Studio album by Maria Mena
- Released: March 1, 2004
- Recorded: 2003–2004
- Genre: Pop
- Length: 40:26
- Label: Sony Music, Columbia

Maria Mena chronology
| Another Phase (2002) | Mellow (2004) | White Turns Blue (2004) |

= Mellow (Maria Mena album) =

Mellow is the second album by Maria Mena.

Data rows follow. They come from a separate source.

+                    ab_tc_fence_after();
+                    const uint32_t d_tmem = tmem_base + (uint32_t)acc * 256u;
+                    for (int kb = 0; kb < t.nk; ++kb) {
+                        ab_mbar_wait(&full[stage], phase);
+                        ab_tc_fence_after();
+                        const uint64_t soff = (uint64_t)((uint32_t)stage * (STAGE_BYTES >> 4));
+                        const uint64_t da = da0 + soff, db = db0 + soff;
+                        if (ab_elect_one()) {
+    #pragma unroll
+                            for (int k = 0; k < BK / 16; ++k)
+                                ab_umma_f16_pair(d_tmem, da + (uint64_t)(k * a_step), db + (uint64_t)(k * b_step), idesc, (kb > 0 || k > 0) ? 1u : 0u);
+                            ab_umma_commit_pair(&empty[stage], 3);
+                            if (kb == t.nk - 1) ab_umma_commit_pair(&tfull[acc], 3);
+                        }
+                        __syncwarp();
+                        if (++stage == NSTAGE) { stage = 0; phase ^= 1; }
+                    }
+                    if (++acc == NACC) { acc = 0; acc_phase ^= 1; }
                 }
             }
         }
-        for (int i = 0; i < NSTAGE; ++i) {
-            ab_mbar_wait(&empty[stage], phase ^ 1);
-            if (++stage == NSTAGE) { stage = 0; phase ^= 1; }
-        }
-    } else if (warp == 1) {
-        if (rank == 0) {
-            const uint32_t idesc = make_idesc(bn, MODE == MODE_TN ? 1 : 0, MODE == MODE_NT ? 0 : 1);
-            const uint32_t smem0 = ab_smem_u32(smem);
-            const uint64_t da0 = MODE == MODE_TN ? make_smem_desc(smem0, ATOM_BYTES, 1024) : make_smem_desc(smem0, 0, 1024);
-            const uint64_t db0 = MODE == MODE_NT ? make_smem_desc(smem0 + A_BYTES, 0, 1024) : make_smem_desc(smem0 + A_BYTES, ATOM_BYTES, 1024);
-            constexpr uint32_t a_step = MODE == MODE_TN ? (16 * 128) >> 4 : 32 >> 4;
-            constexpr uint32_t b_step = MODE == MODE_NT ? 32 >> 4 : (16 * 128) >> 4;
-            int stage = 0; uint32_t phase = 0;
-            int acc = 0; uint32_t acc_phase = 0;
-            for (int tile = pair_id; tile < total_tiles; tile += num_pairs) {
-                const Tile t = decode_tile<MODE>(p, tile);
-                if (t.nk == 0) continue;
-                ab_mbar_wait(&tempty[acc], acc_phase ^ 1);
-                ab_tc_fence_after();
-                const uint32_t d_tmem = tmem_base + (uint32_t)acc * 256u;
-                for (int kb = 0; kb < t.nk; ++kb) {
-                    ab_mbar_wait(&full[stage], phase);
-                    ab_tc_fence_after();
-                    const uint64_t soff = (uint64_t)((uint32_t)stage * (STAGE_BYTES >> 4));
-                    const uint64_t da = da0 + soff, db = db0 + soff;
-                    if (ab_elect_one()) {
-#pragma unroll
-                        for (int k = 0; k < BK / 16; ++k)
-                            ab_umma_f16_pair(d_tmem, da + (uint64_t)(k * a_step), db + (uint64_t)(k * b_step), idesc, (kb > 0 || k > 0) ? 1u : 0u);
-                        ab_umma_commit_pair(&empty[stage], 3);
-                        if (kb == t.nk - 1) ab_umma_commit_pair(&tfull[acc], 3);
-                    }
-                    __syncwarp();
-                    if (++stage == NSTAGE) { stage = 0; phase ^= 1; }
-                }
-                if (++acc == NACC) { acc = 0; acc_phase ^= 1; }
-            }
-        }
     } else {
+        asm volatile("setmaxnreg.inc.sync.aligned.u32 %0;" :: "n"(REGS_EPI));
+        const KernelCtx kc = kernel_ctx(smem_raw);
         EpiCtx c;
-        c.stg = stg_base + (size_t)(warp - EPI_WARP0) * WARP_STG_BYTES;
-        c.bias_s = bias_base + (size_t)(warp - EPI_WARP0) * GW;
-        c.tfull = tfull; c.tempty = tempty; c.tmem_base = tmem_base;
-        c.warp = warp; c.lane = lane; c.rank = rank; c.pair_id = pair_id; c.num_pairs = num_pairs;
+        c.stg = kc.smem + STG_OFF + (size_t)(kc.warp - EPI_WARP0) * WARP_STG_BYTES;
+        c.bias_s = reinterpret_cast<float*>(kc.smem + BIAS_OFF) + (size_t)(kc.warp - EPI_WARP0) * GW;
+        c.tfull = kc.tfull; c.tempty = kc.tempty; c.tmem_base = *kc.tmem_slot;
+        c.warp = kc.warp; c.lane = kc.lane; c.rank = kc.rank; c.pair_id = kc.pair_id; c.num_pairs = kc.num_pairs;
         if (p.c_f32) epilogue_dispatch<MODE, true>(p, c);
         else epilogue_dispatch<MODE, false>(p, c);
     }
     ab_tc_fence_before();
     ab_cluster_sync();
-    if (warp == 1) ab_tmem_dealloc_pair(tmem_base, 512);
+    k = kernel_ctx(smem_raw);
+    if (k.warp == 1) ab_tmem_dealloc_pair(*k.tmem_slot, 512);
 }
 
 int pick_bn(int N, bool mn_major_b) {
@@ -648,15 +773,16 @@
               int c_dtype, float drop_p, const uint32_t* drop_seed, cudaStream_t stream, const uint64_t* peer_c = nullptr,
               int peer_w = 0, int peer_rank = 0, int64_t peer_rows = 0) {
     AB_REQUIRE(drop_p >= 0.f && drop_p < 1.f, "grouped_gemm: dropout probability must be in [0, 1)");
-    AB_REQUIRE(drop_p == 0.f || (drop_seed != nullptr && (epi == AB_EPI_BIAS_ACT || epi == AB_EPI_DACT)),
+    AB_REQUIRE(drop_p == 0.f || (drop_seed != nullptr && (epi == AB_EPI_BIAS_ACT || epi == AB_EPI_BIAS_ACT_G || epi == AB_EPI_DACT)),
                "grouped_gemm: dropout needs a seed and the bias+act / dact epilogue");
     AB_REQUIRE(max_rows > 0 && max_rows % PM == 0, "grouped_gemm: max_rows must be a positive multiple of %d", PM);
     AB_REQUIRE(N > 0 && K > 0 && E > 0 && N % 8 == 0 && K % 8 == 0, "grouped_gemm: N (%d) and K (%d) must be multiples of 8", N, K);
     AB_REQUIRE(c_dtype == AB_F32 || c_dtype == AB_BF16, "grouped_gemm: bad output dtype");
-    AB_REQUIRE(epi >= AB_EPI_NONE && epi <= AB_EPI_ADD, "grouped_gemm: bad epilogue %d", epi);
-    AB_REQUIRE((epi != AB_EPI_BIAS && epi != AB_EPI_BIAS_ACT) || bias, "grouped_gemm: bias epilogue without bias");
-    AB_REQUIRE(epi != AB_EPI_BIAS_ACT || c2, "grouped_gemm: bias+act epilogue needs the pre-activation output c2");
-    AB_REQUIRE((epi != AB_EPI_DACT && epi != AB_EPI_ADD) || aux, "grouped_gemm: dact / add epilogue needs aux");
+    AB_REQUIRE(epi >= AB_EPI_NONE && epi <= AB_EPI_MUL, "grouped_gemm: bad epilogue %d", epi);
+    const bool bias_act = epi == AB_EPI_BIAS_ACT || epi == AB_EPI_BIAS_ACT_G;
+    AB_REQUIRE((epi != AB_EPI_BIAS && !bias_act) || bias, "grouped_gemm: bias epilogue without bias");
+    AB_REQUIRE(!bias_act || c2, "grouped_gemm: bias+act epilogue needs the second output c2");
+    AB_REQUIRE((epi != AB_EPI_DACT && epi != AB_EPI_ADD && epi != AB_EPI_MUL) || aux, "grouped_gemm: dact / add / mul epilogue needs aux");
     AB_REQUIRE(bias == nullptr || ((uintptr_t)bias % 8) == 0, "grouped_gemm: bias must be 8-byte aligned");
     GemmParams p;
     memset(&p, 0, sizeof(p));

Released in Norway as a counterpart to her US album White Turns Blue, it was accompanied by the single "You're the Only One". The album was produced by Arvid Solvang.

==Track listing==

Due to the other three singles of the album, "Just A Little Bit", "Take You With Me" and "Patience" failing to chart, "So Sweet" was not released as a single, despite the sticker on the front of the CD advertising it as one.

Studio Album
| No. | Title | Length |
|---|---|---|
| 1. | "What's Another Day" | 2:54 |
| 2. | "Just a Little Bit" | 3:57 |
| 3. | "You're the Only One" | 2:45 |
| 4. | "Come in Over Me" | 1:45 |
| 5. | "Patience" | 3:49 |
| 6. | "Take You with Me" | 2:59 |
| 7. | "Shadow" | 3:39 |
| 8. | "Lose Control" | 2:38 |
| 9. | "So Sweet (Featuring Thomas Dybdahl)" | 4:46 |
| 10. | "Your Glasses" | 4:00 |
| 11. | "Sorry" | 2:54 |
| 12. | "A Few Small Bruises" | 3:57 |

==Charts==

Chart performance for Mellow
| Chart (2004) | Peak position |
|---|---|
| Norwegian Albums (VG-lista) | 7 |

==Certifications==

| Region | Certification | Certified units/sales |
| Norway (IFPI Norway) | Gold | 20,000^{*} |
^{*} Sales figures based on certification alone.